叶囿鱼被盯得一头雾水。
他这两天一门心思扑在那六张试卷上,倒是少了很多八卦时间。
老三和张岸始终惦记着他大病初愈,一改之前的咋呼,生怕一个大声又给他吓病了,连打游戏都说的悄悄话。
因此整整两天,他过得可谓是清心寡欲。
早上一起床,收到的就是邬遇“醒了吗?半小时后开始”的亲切问候。即使是这样,他都还有一份数学试卷没能写完!

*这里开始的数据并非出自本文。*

# mapbox/robosat

Hardware: AMD Instinct MI355X
Metric: 512x512 tiles/sec train+predict, 1/2/4/8 MI355X; mIoU vs CPU ref (higher is better)
Workload: dtype f32; 1 GPU; rs predict ResNet50-UNet, bs=16 3x512x512 fp32 per GPU, 2 classes (BASELINE configs[1]); parallelism=tiles sharded over 1 rank(s), no collective

## Files before the change

### include/robosat_hip.h

```cpp
#ifndef ROBOSAT_HIP_H
#define ROBOSAT_HIP_H

#include <stdint.h>

#ifdef __cplusplus
extern "C" {
#endif

#define RS_EINVAL (-22)

typedef void* rs_stream_t;

typedef uint16_t rs_bf16;
#define RS_F32 0
#define RS_BF16 1

int rs_abi_version(void);

typedef struct rs_conv_desc {
  int32_t N;
  int32_t Hs, Ws;
  int32_t C1, C2;
  int32_t ups;
  int32_t kh, kw, stride, pad;
// ... 180 lines not shown
int rs_pack_s2_dgrad_phase_weight_dt(const float* w_krsc, void* out, int dtype, int Cout, int Cin, rs_stream_t stream);
int rs_conv2d_fwd_phase_dt(const rs_conv_desc* d, int dtype, const void* src1, const void* src2, const void* weight_phase,
                           const float* scale, const float* shift, const void* residual, const void* relu_mask, void* out,
                           rs_stream_t stream);

int rs_conv2d_splitk(const rs_conv_desc* d, int form, int* rowb);
int rs_conv2d_fwd_splitk(const rs_conv_desc* d, int form, const float* src1, const float* src2, const float* weight,
                         const float* scale, const float* shift, const float* residual, float* out, float* ws, int splits,
                         rs_stream_t stream);

int rs_conv2d_phase_wino_ok(const rs_conv_desc* d);
const char* rs_conv2d_phase_wino_name(const rs_conv_desc* d);
int rs_pack_wino_phase_weight(const float* w_phase, float* u, int Cout, int Cin, rs_stream_t stream);
int rs_conv2d_fwd_phase_wino(const rs_conv_desc* d, const float* src1, const float* src2, const float* u, float* out,
                             rs_stream_t stream);
int rs_conv2d_dgrad_phase_wino_ok(const rs_conv_desc* d);
const char* rs_conv2d_dgrad_phase_wino_name(const rs_conv_desc* d);
int rs_pack_wino_dgrad_weight(const float* wd4x4, float* u, int Cin, int Cout, rs_stream_t stream);
int rs_conv2d_dgrad_phase_wino(const rs_conv_desc* d, const float* dz, const float* u, float* out, const float* mask, float* out2,
                               const float* mask2, int csplit, rs_stream_t stream);

int rs_conv2d_wino33_ok(const rs_conv_desc* d);
const char* rs_conv2d_wino33_name(const rs_conv_desc* d);
int rs_pack_wino33_weight(const float* w_krsc, float* u, int Cout, int Cin, rs_stream_t stream);
int rs_conv2d_fwd_wino33(const rs_conv_desc* d, const float* src, const float* u, const float* scale, const float* shift, float* out,
                         rs_stream_t stream);
int rs_conv2d_wino33_head_ok(const rs_conv_desc* d, int C);
const char* rs_conv2d_wino33_head_name(void);
int rs_conv2d_fwd_wino33_head(const rs_conv_desc* d, const float* src, const float* u, const float* scale, const float* shift,
                              const float* final_w, const float* final_b, int C, int mode, const double* anchors, int overlap,
// ... 170 lines not shown
```

### robosat_amd/_lib.py

```python

import ctypes
import os
from ctypes import POINTER, c_char_p, c_float, c_int, c_int32, c_long, c_void_p

import torch

_HERE = os.path.dirname(os.path.abspath(__file__))
LIB_PATH = os.environ.get("ROBOSAT_HIP_LIB") or os.path.join(_HERE, "librobosat_hip.so")

RS_EINVAL = -22
ABI_VERSION = 24
RS_F32, RS_BF16 = 0, 1
RS_TTA_IN_U8, RS_TTA_IN_F32 = 0, 1
RS_TTA_PROBS, RS_TTA_QUANTIZE, RS_TTA_ARGMAX = 0, 1, 2


class ConvDesc(ctypes.Structure):

    _fields_ = [
        ("N", c_int32), ("Hs", c_int32), ("Ws", c_int32), ("C1", c_int32), ("C2", c_int32), ("ups", c_int32),
        ("kh", c_int32), ("kw", c_int32), ("stride", c_int32), ("pad", c_int32), ("Ho", c_int32), ("Wo", c_int32),
        ("Cout", c_int32), ("relu", c_int32), ("stem", c_int32),
    ]

# ... 78 lines not shown
    "rs_bn_bwd_dt": (c_int, [P, P, P, P, P, P, P, P, P, P, c_int, c_long, c_int, P, P]),
    "rs_upsample2x_bwd_dt": (c_int, [P, P, P, P, P, c_int, c_int, c_int, c_int, c_int, c_int, c_int, P]),
    "rs_conv2d_bnstats_rows": (c_long, [POINTER(ConvDesc)]),
    "rs_conv2d_bnstats_rows_dt": (c_long, [POINTER(ConvDesc), c_int]),
    "rs_conv2d_fwd_bnstats_dt": (c_int, [POINTER(ConvDesc), c_int, P, P, P, P, P, P]),
    "rs_bn_finalize_stats": (c_int, [P, c_long, c_long, c_int, c_float, c_float, P, P, P, P, P, P, P, P, P, P, P]),
    "rs_pack_phase_weight_dt": (c_int, [P, P, c_int, c_int, c_int, P]),
    "rs_pack_s2_dgrad_phase_weight_dt": (c_int, [P, P, c_int, c_int, c_int, P]),
    "rs_conv2d_fwd_phase_dt": (c_int, [POINTER(ConvDesc), c_int, P, P, P, P, P, P, P, P, P]),
    "rs_conv2d_splitk": (c_int, [POINTER(ConvDesc), c_int, POINTER(c_int)]),
    "rs_conv2d_fwd_splitk": (c_int, [POINTER(ConvDesc), c_int, P, P, P, P, P, P, P, P, c_int, P]),
    "rs_conv2d_phase_wino_ok": (c_int, [POINTER(ConvDesc)]),
    "rs_conv2d_phase_wino_name": (c_char_p, [POINTER(ConvDesc)]),
    "rs_pack_wino_phase_weight": (c_int, [P, P, c_int, c_int, P]),
    "rs_conv2d_fwd_phase_wino": (c_int, [POINTER(ConvDesc), P, P, P, P, P]),
    "rs_conv2d_dgrad_phase_wino_ok": (c_int, [POINTER(ConvDesc)]),
    "rs_conv2d_dgrad_phase_wino_name": (c_char_p, [POINTER(ConvDesc)]),
    "rs_pack_wino_dgrad_weight": (c_int, [P, P, c_int, c_int, P]),
    "rs_conv2d_dgrad_phase_wino": (c_int, [POINTER(ConvDesc), P, P, P, P, P, P, c_int, P]),
    "rs_conv2d_wino33_ok": (c_int, [POINTER(ConvDesc)]),
    "rs_conv2d_wino33_name": (c_char_p, [POINTER(ConvDesc)]),
    "rs_pack_wino33_weight": (c_int, [P, P, c_int, c_int, P]),
    "rs_conv2d_fwd_wino33": (c_int, [POINTER(ConvDesc), P, P, P, P, P, P]),
    "rs_conv2d_wino33_head_ok": (c_int, [POINTER(ConvDesc), c_int]),
    "rs_conv2d_wino33_head_name": (c_char_p, []),
    "rs_conv2d_fwd_wino33_head": (c_int, [POINTER(ConvDesc), P, P, P, P, P, P, c_int, c_int, P, c_int, P, P, P]),
    "rs_bottleneck_tail_f32": (c_int, [P, P, P, P, P, P, P, P, P, P, c_long, c_int, c_int, c_int, P]),
    "rs_conv1x1_wave_f32": (c_int, [P, P, P, P, P, c_int, P, c_long, c_int, c_int, P]),
    "rs_conv2d_wino33_stats_rows": (c_long, [POINTER(ConvDesc)]),
    "rs_conv2d_fwd_wino33_stats": (c_int, [POINTER(ConvDesc), P, P, P, P, P]),
# ... 107 lines not shown
```

### robosat_amd/csrc/common.h

```cpp
#pragma once
#include <hip/hip_runtime.h>
#include <stdint.h>

#include "../../include/robosat_hip.h"

typedef float f32x4 __attribute__((ext_vector_type(4)));
typedef float f32x16 __attribute__((ext_vector_type(16)));
typedef __bf16 bf16_t;
typedef __bf16 bf16x4 __attribute__((ext_vector_type(4)));
typedef __bf16 bf16x8 __attribute__((ext_vector_type(8)));
typedef unsigned int u32x2 __attribute__((ext_vector_type(2)));
typedef unsigned int u32x4 __attribute__((ext_vector_type(4)));
typedef short s16x4 __attribute__((ext_vector_type(4)));
typedef short s16x8 __attribute__((ext_vector_type(8)));

__device__ __forceinline__ f32x4 rs_ld4(const float* p) { return *reinterpret_cast<const f32x4*>(p); }
__device__ __forceinline__ f32x4 rs_ld4(const bf16_t* p) {
  return __builtin_convertvector(*reinterpret_cast<const bf16x4*>(p), f32x4);
}
__device__ __forceinline__ void rs_st4(float* p, f32x4 v) { *reinterpret_cast<f32x4*>(p) = v; }
__device__ __forceinline__ void rs_st4(bf16_t* p, f32x4 v) {
  *reinterpret_cast<bf16x4*>(p) = __builtin_convertvector(v, bf16x4);
}
__device__ __forceinline__ float rs_ld1(const float* p) { return *p; }
// ... 166 lines not shown
  int halo_ko = 0;
  int wgrad_f32_phase = 1;
  int wgrad_f32_dma = -1;
  int wgrad_f32_blocks = 2048;
  int wgrad_f32_wino = 1;
  int wgrad_f32_wino_blocks = 1024;
  int wgrad_f32_wino33 = 1;
  int wgrad_f32_wino33_blocks = 256;
  int wgrad_blocks = 96;
  int wgrad_blocks_phase = 1536;
  int wgrad_phase4 = 1;
  int wgrad_blocks_phase4 = 256;
  int wgrad_ring = 3;
  int lovasz_xcd = 1;
  int wino_wide = 1;
  int grow_fused = 0;
};
__attribute__((visibility("hidden"))) RsKnobs& rs_knobs();

__attribute__((visibility("hidden"))) int rs_wgrad_thin_plan(const rs_conv_desc* d, int* blocks, int* slices);
__attribute__((visibility("hidden"))) int rs_wgrad_thin_launch(const rs_conv_desc* d, const void* dy, const void* src,
                                                               float* partial, void* stream);

__attribute__((visibility("hidden"))) int rs_conv_thin_bf16_launch(int mode, const void* src, const void* wgt, const void* mask,
                                                                   void* out, int N, int Hs, int Ws, int relu, void* stream);

__attribute__((visibility("hidden"))) long rs_reduce_scratch_floats(long n, int splits);
__attribute__((visibility("hidden"))) int rs_reduce_splits(const float* ws, float* out, long n, int splits, float* scratch,
                                                           void* stream);

// ... 6 lines not shown
```

### robosat_amd/csrc/conv_wino_f32.hip

```cpp
#define RS_CONV_INSTANTIATE
#include "conv_igemm_dma_kernel.h"

namespace {

struct WinoArgs {
  const float* src1;
  const float* src2;
  const float* u;
  float* out;
  int N, Hs, Ws, C1, C2, Cout;
  int TY, TX;
  int BBY, BBX;
  int nsub;
  int ncb;
  int relu;
  float* out2;
  const float* mask1;
  const float* mask2;
  int csplit;
};

template <int PB>
struct WinoGeom {
  static constexpr int HW = 2 * PB + 1;
  static constexpr int PITCH = HW;
  static constexpr int HALF = PB + 1;
  static constexpr int SBROWS = (HW * PITCH + 7) / 8 * 8;
};

template <int PB>
__device__ __forceinline__ int wino_lane_tile(int l) {
  if constexpr (PB == 8) return ((l & 1) << 1) | (((l >> 1) & 1) << 2) | ((l >> 2) & 1) | (l & 8);
  return ((l & 1) << 1) | (((l >> 1) & 1) << 3) | ((l >> 2) & 1) | (((l >> 3) & 1) << 2);
}
typedef float f32x2 __attribute__((ext_vector_type(2)));
__device__ __forceinline__ f32x2 pk_sub(f32x2 a, f32x2 b) {
  f32x2 d;
  asm("v_pk_add_f32 %0, %1, %2 neg_lo:[0,1] neg_hi:[0,1]" : "=v"(d) : "v"(a), "v"(b));
  return d;
}
__device__ __forceinline__ int wino_lane_now() {
  int l;
  asm volatile("v_mbcnt_lo_u32_b32 %0, -1, 0\n\tv_mbcnt_hi_u32_b32 %0, -1, %0" : "=v"(l));
  return l;
}
__device__ __forceinline__ int wino_swz(int row) { return (row ^ (row >> 1)) & 3; }

template <int PB, int TG, int CG, int NM = 2, bool DG = false>
__global__ __launch_bounds__(512, 1) void conv_wino_f32_kernel(const WinoArgs p) {
  using G = WinoGeom<PB>;
  constexpr int NW = TG * CG;
  static_assert(NW == 8, "8 waves");
  constexpr int BMT = 16 * TG, BN = 16 * NM * CG;
  constexpr int SB = BMT / (PB * PB);
  static_assert(SB * PB * PB == BMT, "whole sub-blocks per block");
  constexpr int AROWS = SB * G::SBROWS;
  constexpr int IA = (AROWS + 15) / 16, IB = 9 * BN / 16;
  constexpr int AROWS_PAD = IA * 16;
  constexpr int JA = (IA + NW - 1) / NW, JB = (IB + NW - 1) / NW;
  constexpr int NI = JA + JB;
  constexpr int STAGE = (AROWS_PAD + 9 * BN) * 64;
  constexpr int KC = 16;

  constexpr int NTR = (AROWS_PAD + 64 * NW - 1) / (64 * NW);
  __shared__ __attribute__((aligned(16))) unsigned char smem[2 * STAGE + 2 * AROWS_PAD * 4 + NTR * 64 * NW * 4];
  int* tabs = reinterpret_cast<int*>(smem + 2 * STAGE);

  int* trows = tabs + 2 * AROWS_PAD;
  const int tid = threadIdx.x, lane = tid & 63;
  const int wave = __builtin_amdgcn_readfirstlane(tid >> 6);
  const int tg = wave % TG, cg = wave / TG;
  const int per_img = p.BBY * p.BBX;
  const int Cin = p.C1 + p.C2;
  const int nk = Cin / KC;
  const int ntiles = ((p.nsub + SB - 1) / SB) * p.ncb * (DG ? 1 : 4);
  const int first = rs_xcd_remap(blockIdx.x, gridDim.x);
  const int nitems = (ntiles - first + (int)gridDim.x - 1) / (int)gridDim.x * (DG ? 4 : 1);
  const unsigned int lds0 = __builtin_amdgcn_readfirstlane(rs_lds_addr(smem));
  const long img1 = (long)p.Hs * p.Ws * p.C1 * (DG ? 4 : 1), img2 = (long)p.Hs * p.Ws * p.C2;

  constexpr int SBS = SB <= 2 ? SB : 1;
  struct Item {
    int py, px, nblk, nfirst, sub0;
    int n[SBS], y0[SBS], x0[SBS];
    bool live[SBS];
  };
  const int uni_first = __builtin_amdgcn_readfirstlane(first), uni_grid = __builtin_amdgcn_readfirstlane((int)gridDim.x);
  const int d_step = DG ? uni_grid : uni_grid >> 2, d_parstep = DG ? 1 : uni_grid & 3;
  int d_par = DG ? 0 : uni_first & 3;
  int d_mblk = (DG ? uni_first : uni_first >> 2) / p.ncb, d_nblk = (DG ? uni_first : uni_first >> 2) - d_mblk * p.ncb;
  const int dq = d_step / p.ncb, dr = d_step - dq * p.ncb;
  auto decode_next = [&](Item& s) __attribute__((always_inline)) {
    s.py = d_par >> 1;
    s.px = d_par & 1;
    if (!DG || d_par == 0) {
      s.nblk = d_nblk;
      const int sub0 = s.sub0 = d_mblk * SB;
      int n = __builtin_amdgcn_readfirstlane(sub0 / per_img);
      const int r2 = sub0 - n * per_img;
      int bby = __builtin_amdgcn_readfirstlane(r2 / p.BBX);
      int bbx = r2 - bby * p.BBX;
      s.nfirst = n;
#pragma unroll
      for (int sb = 0; sb < SBS; ++sb) {
        s.live[sb] = sub0 + sb < p.nsub;
        s.n[sb] = n;
        s.y0[sb] = 2 * bby * PB - 1;
        s.x0[sb] = 2 * bbx * PB - 1;
        if (++bbx == p.BBX) {
          bbx = 0;
          if (++bby == p.BBY) {
            bby = 0;
            ++n;
          }
        }
      }
    }
    d_par += d_parstep;
    const int carry = d_par >> 2;
    d_par &= 3;
    if (!DG || carry) {
      d_mblk += dq;
      d_nblk += dr + (DG ? 0 : carry);
      if (d_nblk >= p.ncb) {
        d_nblk -= p.ncb;
        ++d_mblk;
      }
    }
  };
  Item cur, nxt;
  decode_next(cur);
  nxt = cur;
  auto sub_block = [&](const Item& s, int sb, int& n, int& y0, int& x0, bool& live) __attribute__((always_inline)) {
    if constexpr (SB <= 2) {
      const bool one = SB > 1 && sb > 0;
      n = one ? s.n[SBS - 1] : s.n[0];
      y0 = one ? s.y0[SBS - 1] : s.y0[0];
      x0 = one ? s.x0[SBS - 1] : s.x0[0];
// ... 1 lines not shown
    } else {
      const int sub = s.sub0 + sb;
      n = sub / per_img;
      const int r2 = sub - n * per_img, bby = r2 / p.BBX, bbx = r2 - bby * p.BBX;
      y0 = 2 * bby * PB - 1;
      x0 = 2 * bbx * PB - 1;
      live = sub < p.nsub;
    }
  };
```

顶着一众目光,叶囿鱼微微挺起背脊,一边伸手掂了掂自己装着六份试卷的书包,莫名心神荡漾——
还有什么能比知识的重量更令人自豪吗?
福至心灵,他好像忽然理解了学霸们的清高与骄矜。
不远处,流动的人流好像被拦截似的停滞下来,不一会儿就围出一个小圈。
“那是前两天屠榜的新生吧?”
“屠榜?哪个榜?屠榜的不是叶囿鱼吗?”
“大清早的,别晦气。那个榜闹完笑话,隔壁又开了个贴!”
“喏,站在校草面前那个,高一年段公认段花——”
“好像是叫闻星陨。”
叶囿鱼对闻星陨这个名字没有任何印象。
也不能怪他,原文里拥有名字的只有三个人,邬遇、迹扬和炮灰攻。就连班长都只配拥有一个代称。
周遭的人群都被吸引,他瞥了眼那个越围越大的圈子,倒是真的有点儿好奇。